The prefix map file is not stored as part of the Bag, so you must provide the name of the prefix map when running rwbagcat(1).

 $ rwbagcat --pmap-file=ip-map.pmap test2.bag
          internal|                 527|

For a prefix map file that maps by protocol-port pairs, the textual input must contain either three column (protocol, port, counter) or two columns (protocol and port) which uses the --default-counter.
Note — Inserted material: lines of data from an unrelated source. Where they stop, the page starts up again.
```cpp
template <int NWD>
static hipError_t launch_scan_mode(int mode, const ReadScanArgs& a, hipStream_t stream)
{
    const int nrblk = (a.nlanes + 63) / 64;
    dim3 grid((nrblk + 3) / 4, a.numSegments), block(256);
    switch (mode) {
        case 0: hipLaunchKernelGGL((scan_reads_kernel<NWD, 0>), grid, block, 0, stream, a); break;
        case 1: hipLaunchKernelGGL((scan_reads_kernel<NWD, 1>), grid, block, 0, stream, a); break;
        case 2: if (a.bottomAligned == 1 + kDelayRowsDeep) hipLaunchKernelGGL((scan_reads_kernel<NWD, 2, true, kDelayRowsDeep>), grid, block, 0, stream, a);
                else if (a.bottomAligned == 1 + kDelayRowsShallow) hipLaunchKernelGGL((scan_reads_kernel<NWD, 2, true, kDelayRowsShallow>), grid, block, 0, stream, a);
                else if (a.bottomAligned) hipLaunchKernelGGL((scan_reads_kernel<NWD, 2, true>), grid, block, 0, stream, a);
                else hipLaunchKernelGGL((scan_reads_kernel<NWD, 2>), grid, block, 0, stream, a);
                break;
        default: return hipErrorInvalidValue;
    }
    return hipGetLastError();
}

hipError_t launch_scan_reads(int nwords, int mode, const ReadScanArgs& a, hipStream_t stream)
{
    if (a.nlanes == 0) return hipSuccess;
    if (a.bottomAligned && mode != 2) return hipErrorInvalidValue;
    if (!bottom_align_valid(a.bottomAligned)) return hipErrorInvalidValue;
    switch (nwords) {
#define CASE(N) case N: return launch_scan_mode<N>(mode, a, stream);
        CASE(1) CASE(2) CASE(3) CASE(4) CASE(5) CASE(6) CASE(7) CASE(8)
#undef CASE
    }
    return hipErrorInvalidValue;
}

template <int NWD>
static hipError_t resident_bottom(int bottomAligned, int* perCU)
{
    if (bottomAligned == 1 + kDelayRowsDeep) return hipOccupancyMaxActiveBlocksPerMultiprocessor(perCU, scan_reads_kernel<NWD, 2, true, kDelayRowsDeep>, 256, 0);
    if (bottomAligned == 1 + kDelayRowsShallow) return hipOccupancyMaxActiveBlocksPerMultiprocessor(perCU, scan_reads_kernel<NWD, 2, true, kDelayRowsShallow>, 256, 0);
    return hipOccupancyMaxActiveBlocksPerMultiprocessor(perCU, scan_reads_kernel<NWD, 2, true>, 256, 0);
}

hipError_t scan_reads_resident_workgroups(int nwords, int bottomAligned, int* resident)
{
    int dev = 0, cus = 0, perCU = 0;
    hipError_t e = hipGetDevice(&dev);
    if (e == hipSuccess) e = hipDeviceGetAttribute(&cus, hipDeviceAttributeMultiprocessorCount, dev);
    if (e != hipSuccess) return e;
    switch (nwords) {
#define CASE(N) case N: e = resident_bottom<N>(bottomAligned, &perCU); break;
        CASE(1) CASE(2) CASE(3) CASE(4) CASE(5) CASE(6) CASE(7) CASE(8)
#undef CASE
        default: return hipErrorInvalidValue;
    }
    *resident = perCU * cus;
    return e;
}


hipError_t launch_scan_reads_full_long(int nwords, int syms, const ReadScanArgs& a, hipStream_t stream);
hipError_t launch_scan_reads_banded_long(int nwords, int syms, const ReadScanArgs& a, hipStream_t stream);

template <int S, bool CHAIN>
static hipError_t launch_scan_reads_full_s(int nwords, const ReadScanArgs& a, hipStream_t stream)
{
    dim3 grid((a.nlanes + 63) / 64, a.numSegments), block(64);
    switch (nwords) {
#define CASE(N) case N: EDLIB_AMD_CHECK_STATIC_LDS((scan_reads_full_kernel<N, S, CHAIN>), N * S * 256); \
                        hipLaunchKernelGGL((scan_reads_full_kernel<N, S, CHAIN>), grid, block, 0, stream, a); break;
        CASE(1) CASE(2) CASE(3) CASE(4) CASE(5) CASE(6) CASE(7) CASE(8)
#undef CASE
        default: return hipErrorInvalidValue;
    }
    return hipGetLastError();
}

hipError_t launch_scan_reads_full(int nwords, int syms, const ReadScanArgs& a, hipStream_t stream)
{
    if (a.nlanes == 0) return hipSuccess;
    if (a.segTable) return hipErrorInvalidValue;
    if (nwords > kMaxReadWords) return launch_scan_reads_full_long(nwords, syms, a, stream);
    const bool chain = a.chainIn != nullptr || a.chainOut != nullptr;
    switch (syms) {
        case 4: return chain ? launch_scan_reads_full_s<4, true>(nwords, a, stream) : launch_scan_reads_full_s<4, false>(nwords, a, stream);
        case 8: return chain ? launch_scan_reads_full_s<8, true>(nwords, a, stream) : launch_scan_reads_full_s<8, false>(nwords, a, stream);
        case 16: return chain ? launch_scan_reads_full_s<16, true>(nwords, a, stream) : launch_scan_reads_full_s<16, false>(nwords, a, stream);
    }
    return hipErrorInvalidValue;
}

template <int S>
static hipError_t launch_scan_reads_banded_s(int nwords, const ReadScanArgs& a, hipStream_t stream)
{
    const int nrblk = (a.nlanes + 63) / 64;
    dim3 grid(nrblk, a.numSegments), block(64);
    switch (nwords) {
#define CASE(N) case N: if (a.filter) { EDLIB_AMD_CHECK_STATIC_LDS((scan_reads_banded_kernel<N, S, true>), N * S * 256); \
                                            hipLaunchKernelGGL((scan_reads_banded_kernel<N, S, true>), grid, block, 0, stream, a); } \
                        else { EDLIB_AMD_CHECK_STATIC_LDS((scan_reads_banded_kernel<N, S, false>), N * S * 256); \
                               hipLaunchKernelGGL((scan_reads_banded_kernel<N, S, false>), grid, block, 0, stream, a); } break;
        CASE(1) CASE(2) CASE(3) CASE(4) CASE(5) CASE(6) CASE(7) CASE(8)
#undef CASE
        default: return hipErrorInvalidValue;
// ... 168 lines not shown
```

edlib_amd/csrc/reads_kernels.hpp:

```cpp
#pragma once
#include <hip/hip_runtime.h>
#include <stdint.h>

#include "hit_list.hpp"
#include "segment_plan.hpp"

namespace edlib_amd {

constexpr int kMaxReadWords = 8;
constexpr int kMaxLongReadWords = 16;
constexpr int kMaxLongReadWords4 = 32;
constexpr int kFilterFromWords = 13;
inline int read_group_words(int m) { const int w = (m + 31) / 32; return w <= kMaxReadWords ? w : (w <= 10 ? 10 : (w <= 12 ? 12 : (w <= 14 ? 14 : (w <= 16 ? 16 : (w <= 24 ? 24 : 32))))); }
constexpr int kDelayRowsDeep = 7, kDelayRowsShallow = 3;
constexpr bool delay_rows_fit(int nwords, int longest, int rows) { return nwords <= kMaxReadWords && longest >= 1 && longest + rows <= 32 * nwords; }
constexpr int delay_rows_for(int nwords, int longest)
{
    return delay_rows_fit(nwords, longest, kDelayRowsDeep) ? kDelayRowsDeep : (delay_rows_fit(nwords, longest, kDelayRowsShallow) ? kDelayRowsShallow : 0);
}
constexpr bool bottom_align_valid(int b) { return b == 0 || b == 1 || b == 1 + kDelayRowsShallow || b == 1 + kDelayRowsDeep; }
constexpr int kLanes = 64;


struct ReadScanArgs {
    const uint32_t* peq;
    const uint32_t* tpk;
    const uint32_t* trows;
    int targetLength;
    const int* qlen;
    const int* kinit;
    const int* slotmap;
    int nlanes;
    int numSegments;
    int segLen;
    int warm;
    int* segBest;
    int* segCnt;
    int* segPos;
    int cap;
    const long long* posOff;
    const int* posCap;
    int kcap;
    unsigned long long* wordSteps;
    const uint32_t* chainIn; uint32_t* chainOut;
    const int* chainSrc;
    int chainInLanes;
    int chainBlocks;
    const int* rowBase;
    int filter;
    HitList hits;
    int slotBase;
    int bottomAligned;
    int* liveBest;
    const Segment* segTable;
#ifdef EDLIB_AMD_DRAIN_DIAG
    unsigned long long* waveClock;
#endif
};
constexpr int kLivePeriod = 1024;

hipError_t launch_scan_reads(int nwords, int mode, const ReadScanArgs& a, hipStream_t stream);
hipError_t scan_reads_resident_workgroups(int nwords, int bottomAligned, int* resident);

hipError_t launch_scan_reads_banded(int nwords, int syms, const ReadScanArgs& a, hipStream_t stream);

hipError_t launch_scan_reads_full(int nwords, int syms, const ReadScanArgs& a, hipStream_t stream);

hipError_t launch_pack_target_2bit(const uint8_t* raw, const uint8_t* lut, int targetLength,
                                   uint32_t* tpk, hipStream_t stream);
hipError_t launch_pack_target_rows(const uint8_t* raw, const uint8_t* lut, int targetLength,
                                   uint32_t* trows, int ndwords, hipStream_t stream);

hipError_t launch_build_peq_reads(int nwords, int syms, const uint8_t* reads, const long long* qoff,
                                  const int* perm, int nslots, const uint16_t* eqtbl,
                                  const uint32_t* targetPresence , int kcfg,
                                  uint32_t* peq, int* qlen, int* kinit, int* alphaExtra,
                                  hipStream_t stream, int bottomAlign = 0);

hipError_t launch_collect_candidates(const int* segCnt, const int* segPos, int numSegments, int cap, int nlanes,
                                     int* out, int maxOut, int* counter, int* overflow, hipStream_t stream);
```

 $ cat proto-port-count.txt
 6| 25|  800|
 6| 80| 5642|
 6| 22
 $ rwbagbuild --key-type=sport-pmap                 \
        --bag-input=proto-port-count.txt            \
        --pmap-file=proto-port-map.pmap             \
        --output-path=service.bag
 $ rwbagcat --pmap-file=port-map.pmap service.bag
   TCP/SSH|                   1|
  TCP/SMTP|                 800|
  TCP/HTTP|                5642|

ENVIRONMENT

SILK_COUNTRY_CODES

This environment variable allows the user to specify the country code mapping file that rwbagbuild uses when mapping an IP to a country for the sip-country, dip-country, or any-country keys. The value may be a complete path or a file relative to the SILK_PATH. See the "FILES" section for standard locations of this file.

SILK_CLOBBER

The SiLK tools normally refuse to overwrite existing files. Setting SILK_CLOBBER to a non-empty value removes this restriction.

SILK_COMPRESSION_METHOD

This environment variable is used as the value for --compression-method when that switch is not provided. Since SiLK 3.13.0.

SILK_PATH

This environment variable gives the root of the install tree. When searching for the country code mapping file, rwbagbuild may use this environment variable. See the "FILES" section for details.

FILES

$SILK_COUNTRY_CODES
$SILK_PATH/share/silk/country_codes.pmap
$SILK_PATH/share/country_codes.pmap
/usr/share/silk/country_codes.pmap
/usr/share/country_codes.pmap

Possible locations for the country code mapping file required by the sip-country, dip-country, and any-country key-types.

SEE ALSO

rwbag(1), rwbagcat(1), rwbagtool(1), rwfileinfo(1), rwpmapbuild(1), rwset(1), rwsetbuild(1), rwsetcat(1), rwsettool(1), silk(7), ccfilter(3), zlib(3)

BUGS

The --default-count switch is poorly named.